Turns out most of the fiber-to-the-door deployed in the US is in the middle of
the country, where population densities are low. These assumptions about rural
availability and cost don't hold as often as some would think

[http://www.broadbandmap.gov/technology](http://www.broadbandmap.gov/technology)

------
icebraining
Lots of foreign tourists have been coming here to Portugal - we have plenty of
cheap rural homes in the middle of forests, large and small rivers with good
walkable trails and bathing areas, and during these summer vacations, I had a
nice 30mbps connection in a village so small it didn't even any shops.
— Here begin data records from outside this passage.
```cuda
__device__ __forceinline__ void st_relaxed_u32(u32 *p, u32 v)
{
    asm volatile("st.relaxed.gpu.global.u32 [%0], %1;" ::"l"(p), "r"(v) : "memory");
}

__device__ __forceinline__ void red_release_add_u32(u32 *p, u32 v)
{
    asm volatile("red.release.gpu.global.add.u32 [%0], %1;" ::"l"(p), "r"(v) : "memory");
}

__device__ __forceinline__ void grid_barrier(u32 *counter, u32 &target, u32 nblocks)
{
    target += nblocks;
    __syncthreads();
    if (threadIdx.x == 0) {
        red_release_add_u32(counter, 1u);
        while (ld_relaxed_u32(counter) < target) {
        }
        (void)ld_acquire_u32(counter);
    }
    __syncthreads();
}

#endif
```

graphpope_b200/csrc/gp_csr.cu:

```cuda
#include "gp_internal.h"

#include <algorithm>
#include <new>

namespace {

constexpr int SCAN_THREADS = 256;
constexpr int SCAN_IPT = 4;
constexpr int SCAN_TILE = SCAN_THREADS * SCAN_IPT;
constexpr int ROW_CH = 9;
constexpr int BIG_THREADS = 256;
constexpr int BIG_SMEM_ELEMS = 8192;

int launch_blocks(int64_t work, int threads)
{
    int64_t b = gp_ceil_div(work > 0 ? work : 1, threads);
    const int64_t cap = (int64_t)gp_sm_count() * 32;
    return (int)(b < cap ? b : cap);
}

int row_blocks(int64_t rows)
{
    int64_t b = gp_ceil_div(rows > 0 ? rows : 1, 8);
    const int64_t cap = (int64_t)gp_sm_count() * 64;
    return (int)(b < cap ? b : cap);
}

__device__ __forceinline__ void load_edges4(const long long *__restrict__ ei, long long e, long long i0, int vec,
                                            long long (&s)[4], long long (&d)[4], int &cnt)
{
    cnt = (int)(e - i0 < 4 ? e - i0 : 4);
    if (vec && cnt == 4) {
        const longlong2 a = __ldcs(reinterpret_cast<const longlong2 *>(ei + i0));
        const longlong2 b = __ldcs(reinterpret_cast<const longlong2 *>(ei + i0) + 1);
        const longlong2 c = __ldcs(reinterpret_cast<const longlong2 *>(ei + e + i0));
        const longlong2 f = __ldcs(reinterpret_cast<const longlong2 *>(ei + e + i0) + 1);
        s[0] = a.x; s[1] = a.y; s[2] = b.x; s[3] = b.y;
        d[0] = c.x; d[1] = c.y; d[2] = f.x; d[3] = f.y;
    } else {
#pragma unroll
        for (int q = 0; q < 4; ++q) {
            s[q] = q < cnt ? ei[i0 + q] : 0;
            d[q] = q < cnt ? ei[e + i0 + q] : 0;
        }
    }
}

__global__ void __launch_bounds__(256)
count_edges_kernel(const long long *__restrict__ ei, long long e, long long n, int symmetrize, int vec,
                   int *__restrict__ cnt, int *meta)
{
    const long long stride = (long long)gridDim.x * blockDim.x * 4;
    bool bad = false;
    for (long long i0 = ((long long)blockIdx.x * blockDim.x + threadIdx.x) * 4; i0 < e; i0 += stride) {
        long long s[4], d[4];
        int c;
        load_edges4(ei, e, i0, vec, s, d, c);
#pragma unroll
        for (int q = 0; q < 4; ++q) {
            if (q >= c) break;
            if (s[q] < 0 || d[q] < 0 || s[q] >= n || d[q] >= n) {
                bad = true;
                continue;
            }
            atomicAdd(cnt + s[q], 1);
            if (symmetrize) atomicAdd(cnt + d[q], 1);
        }
    }
    if (__any_sync(FULL_MASK, bad) && lane_id() == 0) atomicOr(&meta[GP_META_ERROR], GP_DEV_ERR_EDGE_RANGE);
}

__global__ void __launch_bounds__(256)
scatter_edges_kernel(const long long *__restrict__ ei, long long e, long long n, int symmetrize, int vec,
                     int *__restrict__ cursor, int *__restrict__ raw_col)
{
    gp_pdl_enter();
    const long long stride = (long long)gridDim.x * blockDim.x * 4;
    for (long long i0 = ((long long)blockIdx.x * blockDim.x + threadIdx.x) * 4; i0 < e; i0 += stride) {
        long long s[4], d[4];
        int c, pos[4], pos2[4];
        load_edges4(ei, e, i0, vec, s, d, c);
        bool ok[4];
#pragma unroll
        for (int q = 0; q < 4; ++q) {
            ok[q] = q < c && !(s[q] < 0 || d[q] < 0 || s[q] >= n || d[q] >= n);
            pos[q] = ok[q] ? atomicAdd(cursor + s[q], 1) : 0;
            pos2[q] = (ok[q] && symmetrize) ? atomicAdd(cursor + d[q], 1) : 0;
        }
#pragma unroll
        for (int q = 0; q < 4; ++q) {
            if (ok[q]) {
                raw_col[pos[q]] = (int)d[q];
                if (symmetrize) raw_col[pos2[q]] = (int)s[q];
            }
        }
    }
}

__global__ void count_in_kernel(const int *__restrict__ row_start, const int *__restrict__ deg,
                                const int *__restrict__ col, long long n, int *__restrict__ cnt)
{
    const long long warps = ((long long)gridDim.x * blockDim.x) >> 5;
    const int lane = lane_id();
    for (long long u = ((long long)blockIdx.x * blockDim.x + threadIdx.x) >> 5; u < n; u += warps) {
        const int s = row_start[u], t = s + deg[u];
        for (int j = s + lane; j < t; j += 32) atomicAdd(cnt + col[j], 1);
    }
}

__global__ void scatter_in_kernel(const int *__restrict__ row_start, const int *__restrict__ deg,
                                  const int *__restrict__ col, long long n, int *__restrict__ cursor,
                                  int *__restrict__ col_in)
{
    const long long warps = ((long long)gridDim.x * blockDim.x) >> 5;
    const int lane = lane_id();
    for (long long u = ((long long)blockIdx.x * blockDim.x + threadIdx.x) >> 5; u < n; u += warps) {
        const int s = row_start[u], t = s + deg[u];
        for (int j = s + lane; j < t; j += 32) col_in[atomicAdd(cursor + col[j], 1)] = (int)u;
    }
}

template <int CHN>
struct ScanStatus {
    static constexpr int STRIDE = 1 + 2 * CHN;
};

__device__ __forceinline__ int ld_acquire_i32(const int *p)
{
    int v;
    asm volatile("ld.acquire.gpu.global.s32 %0, [%1];" : "=r"(v) : "l"(p) : "memory");
    return v;
}

__device__ __forceinline__ void st_release_i32(int *p, int v)
{
    asm volatile("st.release.gpu.global.s32 [%0], %1;" ::"l"(p), "r"(v) : "memory");
}

template <int CHN, class IO, int IPT = SCAN_IPT>
__global__ void __launch_bounds__(SCAN_THREADS) chained_scan_kernel(IO io, long long count, int *status, int *ticket)
{
    constexpr int STRIDE = ScanStatus<CHN>::STRIDE;
    constexpr int SCAN_IPT = IPT;
    constexpr int SCAN_TILE = SCAN_THREADS * SCAN_IPT;
    __shared__ int s_tile;
    __shared__ int s_warp[SCAN_THREADS / 32][CHN];
    __shared__ int s_prefix[CHN];
    const int tid = threadIdx.x, lane = tid & 31, warp = tid >> 5;
    gp_pdl_enter();
    if (tid == 0) s_tile = atomicAdd(ticket, 1);
    __syncthreads();
    const int tile = s_tile;
    const long long ntiles = (count + SCAN_TILE - 1) / SCAN_TILE;
    if (tile >= ntiles) return;

    const long long base = (long long)tile * SCAN_TILE + (long long)tid * SCAN_IPT;
    int v[SCAN_IPT][CHN], tsum[CHN];
#pragma unroll
    for (int c = 0; c < CHN; ++c) tsum[c] = 0;
#pragma unroll
    for (int k = 0; k < SCAN_IPT; ++k) {
#pragma unroll
        for (int c = 0; c < CHN; ++c) v[k][c] = 0;
        if (base + k < count) io.load(base + k, v[k]);
#pragma unroll
        for (int c = 0; c < CHN; ++c) tsum[c] += v[k][c];
    }
    int texcl[CHN];
#pragma unroll
    for (int c = 0; c < CHN; ++c) {
        int x = tsum[c];
#pragma unroll
        for (int o = 1; o < 32; o <<= 1) {
            const int y = __shfl_up_sync(FULL_MASK, x, o);
            if (lane >= o) x += y;
        }
        if (lane == 31) s_warp[warp][c] = x;
        texcl[c] = x - tsum[c];
    }
    __syncthreads();
    int agg[CHN];
#pragma unroll
    for (int c = 0; c < CHN; ++c) {
        int wbase = 0, tot = 0;
#pragma unroll
        for (int w = 0; w < SCAN_THREADS / 32; ++w) {
            const int t = s_warp[w][c];
            if (w < warp) wbase += t;
            tot += t;
        }
        texcl[c] += wbase;
        agg[c] = tot;
    }
    int *st = status + (size_t)tile * STRIDE;
    if (warp == 0) {
        if (tile > 0) {
            if (lane < CHN) {
                int mine = 0;
#pragma unroll
                for (int c = 0; c < CHN; ++c)
                    if (c == lane) mine = agg[c];
                st[1 + lane] = mine;
                __threadfence();
            }
            __syncwarp();
            if (lane == 0) st_release_i32(st, 1);
        }
        int run[CHN];
#pragma unroll
        for (int c = 0; c < CHN; ++c) run[c] = 0;
        for (int t = tile - 1; t >= 0; t -= 32) {
            const int idx = t - lane;
            const int *pt = status + (size_t)(idx >= 0 ? idx : 0) * STRIDE;
            int f = idx >= 0 ? ld_acquire_i32(pt) : 2;
            while (__any_sync(FULL_MASK, f == 0))
                if (f == 0) f = ld_acquire_i32(pt);
            const u32 inc_mask = __ballot_sync(FULL_MASK, f == 2);
            const int first = inc_mask ? __ffs(inc_mask) - 1 : 32;
#pragma unroll
            for (int c = 0; c < CHN; ++c) {
                int val = 0;
                if (idx >= 0 && lane <= first) val = pt[1 + (lane == first ? CHN : 0) + c];
                run[c] += __reduce_add_sync(FULL_MASK, val);
            }
            if (inc_mask) break;
        }
        if (lane < CHN) {
            int mine = 0, r = 0;
#pragma unroll
            for (int c = 0; c < CHN; ++c)
                if (c == lane) {
                    mine = agg[c];
                    r = run[c];
                }
            st[1 + CHN + lane] = r + mine;
            s_prefix[lane] = r;
            __threadfence();
        }
        __syncwarp();
        if (lane == 0) st_release_i32(st, 2);
    }
    __syncthreads();
    int excl[CHN];
#pragma unroll
    for (int c = 0; c < CHN; ++c) excl[c] = s_prefix[c] + texcl[c];
#pragma unroll
    for (int k = 0; k < SCAN_IPT; ++k) {
        if (base + k < count) io.store(base + k, excl, v[k]);
#pragma unroll
        for (int c = 0; c < CHN; ++c) excl[c] += v[k][c];
    }
    if (tile == ntiles - 1 && tid == 0) {
        int total[CHN];
#pragma unroll
        for (int c = 0; c < CHN; ++c) total[c] = s_prefix[c] + agg[c];
        io.finish(total);
    }
}

struct PtrScanIo {
    const int *cnt;
    int *ptr;
    int *cursor;
    long long n;
    __device__ void load(long long i, int (&v)[1]) const
    {
        if (i < n) v[0] = cnt[i];
    }
    __device__ void store(long long i, const int (&excl)[1], const int (&)[1]) const
    {
        ptr[i] = excl[0];
        if (i < n) cursor[i] = excl[0];
    }
    __device__ void finish(const int (&)[1]) const {}
};

struct PtrScanBuildIo {
    const int *cnt;
    int *ptr;
    int *cursor;
    long long n;
    int *biglist;
    int *medlist;
    int *meta;
    __device__ void load(long long i, int (&v)[1]) const
    {
        if (i < n) v[0] = cnt[i];
    }
    __device__ void store(long long i, const int (&excl)[1], const int (&v)[1]) const
    {
        ptr[i] = excl[0];
        if (i < n) {
            cursor[i] = excl[0];
            if (v[0] > 128) biglist[atomicAdd(&meta[GP_META_NUM_BIG_ROWS], 1)] = (int)i;
            else if (v[0] > 16) medlist[atomicAdd(&meta[GP_META_NUM_MED_ROWS], 1)] = (int)i;
        }
    }
    __device__ void finish(const int (&)[1]) const {}
};

__device__ __forceinline__ int degree_class(int d)
{
    return d > GP_CHUNK_EDGES ? 0 : d > 64 ? 1 : d > 32 ? 2 : d > 16 ? 3 : d > 8 ? 4 : d > 4 ? 5 : 6;
}

struct RowScanIo {
    const int *deg;
    const int *row_start;
    int4 *desc;
    int off[GP_NUM_CLASSES];
    int *meta;
    long long n;
    __device__ void load(long long i, int (&v)[ROW_CH]) const
    {
        const int d = deg[i];
        const int c = degree_class(d);
        v[0] = d;
#pragma unroll
        for (int k = 0; k < GP_NUM_CLASSES; ++k)
            if (k == c) v[1 + k] = c == 0 ? (d + GP_CHUNK_EDGES - 1) / GP_CHUNK_EDGES : 1;
        v[8] = c == 0 ? 1 : 0;
    }
    __device__ void store(long long i, const int (&excl)[ROW_CH], const int (&v)[ROW_CH]) const
    {
        const int d = v[0];
        const int c = degree_class(d);
        int r = 0, base = 0;
#pragma unroll
        for (int k = 0; k < GP_NUM_CLASSES; ++k)
            if (k == c) {
                r = excl[1 + k];
                base = off[k];
            }
        const int s = row_start[i];
        if (c != 0) {
            desc[base + r] = make_int4((int)i, s, d, -1);
        } else {
            const int nch = (d + GP_CHUNK_EDGES - 1) / GP_CHUNK_EDGES;
            for (int k = 0; k < nch; ++k) {
                const int cnt = min(GP_CHUNK_EDGES, d - k * GP_CHUNK_EDGES);
                desc[base + r + k] = make_int4((int)i, s + k * GP_CHUNK_EDGES, cnt | (nch << 8) | (k == 0 ? 1 << 30 : 0), excl[8]);
            }
        }
    }
    __device__ void finish(const int (&total)[ROW_CH]) const
    {
        meta[GP_META_NUM_EDGES] = total[0];
        meta[GP_META_NUM_HUB_ROWS] = total[8];
        int ent = 0, slot = 0;
        for (int c = 0; c < GP_NUM_CLASSES; ++c) {
            const int g = c <= 1 ? 32 : (32 >> (c - 1));
            meta[GP_META_ENT_BASE + c] = ent;
            meta[GP_META_SLOT_BASE + c] = slot;
            ent += total[1 + c];
            slot += (int)(((long long)total[1 + c] * g + GP_SLOT_ALIGN - 1) / GP_SLOT_ALIGN * GP_SLOT_ALIGN);
        }
        meta[GP_META_ENT_BASE + GP_NUM_CLASSES] = ent;
        meta[GP_META_SLOT_BASE + GP_NUM_CLASSES] = slot;
    }
};
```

A small example: [http://www.vortexmag.net/wp-
content/uploads/2015/03/Dornes1....](http://www.vortexmag.net/wp-
content/uploads/2015/03/Dornes1.jpg)

------
bozoUser
No love for India so far!!! if you can tolerate the spicy food here are two
places I wud recommend -

1) Kerela (called gods own country) -
[https://en.wikipedia.org/wiki/Kerala](https://en.wikipedia.org/wiki/Kerala)

2) Arunachal Pradesh -
[https://en.wikipedia.org/wiki/Arunachal_Pradesh](https://en.wikipedia.org/wiki/Arunachal_Pradesh)

------
harwoodleon
Swansea, Wales, UK

I moved back (in from there originally) and we have

\- the UK's first area of outstanding natural beauty \- mountains, loads of
mountains \- world class beaches \- low cost of living \- a TechHub with easy
access to TechHub Shoredich in London \- pretty good internet, with 300mb
consumer connections being rolled out \- great surfing

And soon to be built, a £1.5bn tidal lagoon and £0.5bn to be spent on
regenerating the city centre.

Desk space in Techhub is currently £150p/m

Average monthly rent is £500 p/m for a studio/1den in a pretty new shoreside
development SA1

We have a few London based businesses looking to relocate because of the low
cost of living and great lifesytle.

Two Google engineers were here last week and were massive impressed, needless
to say they are coming back here on holiday.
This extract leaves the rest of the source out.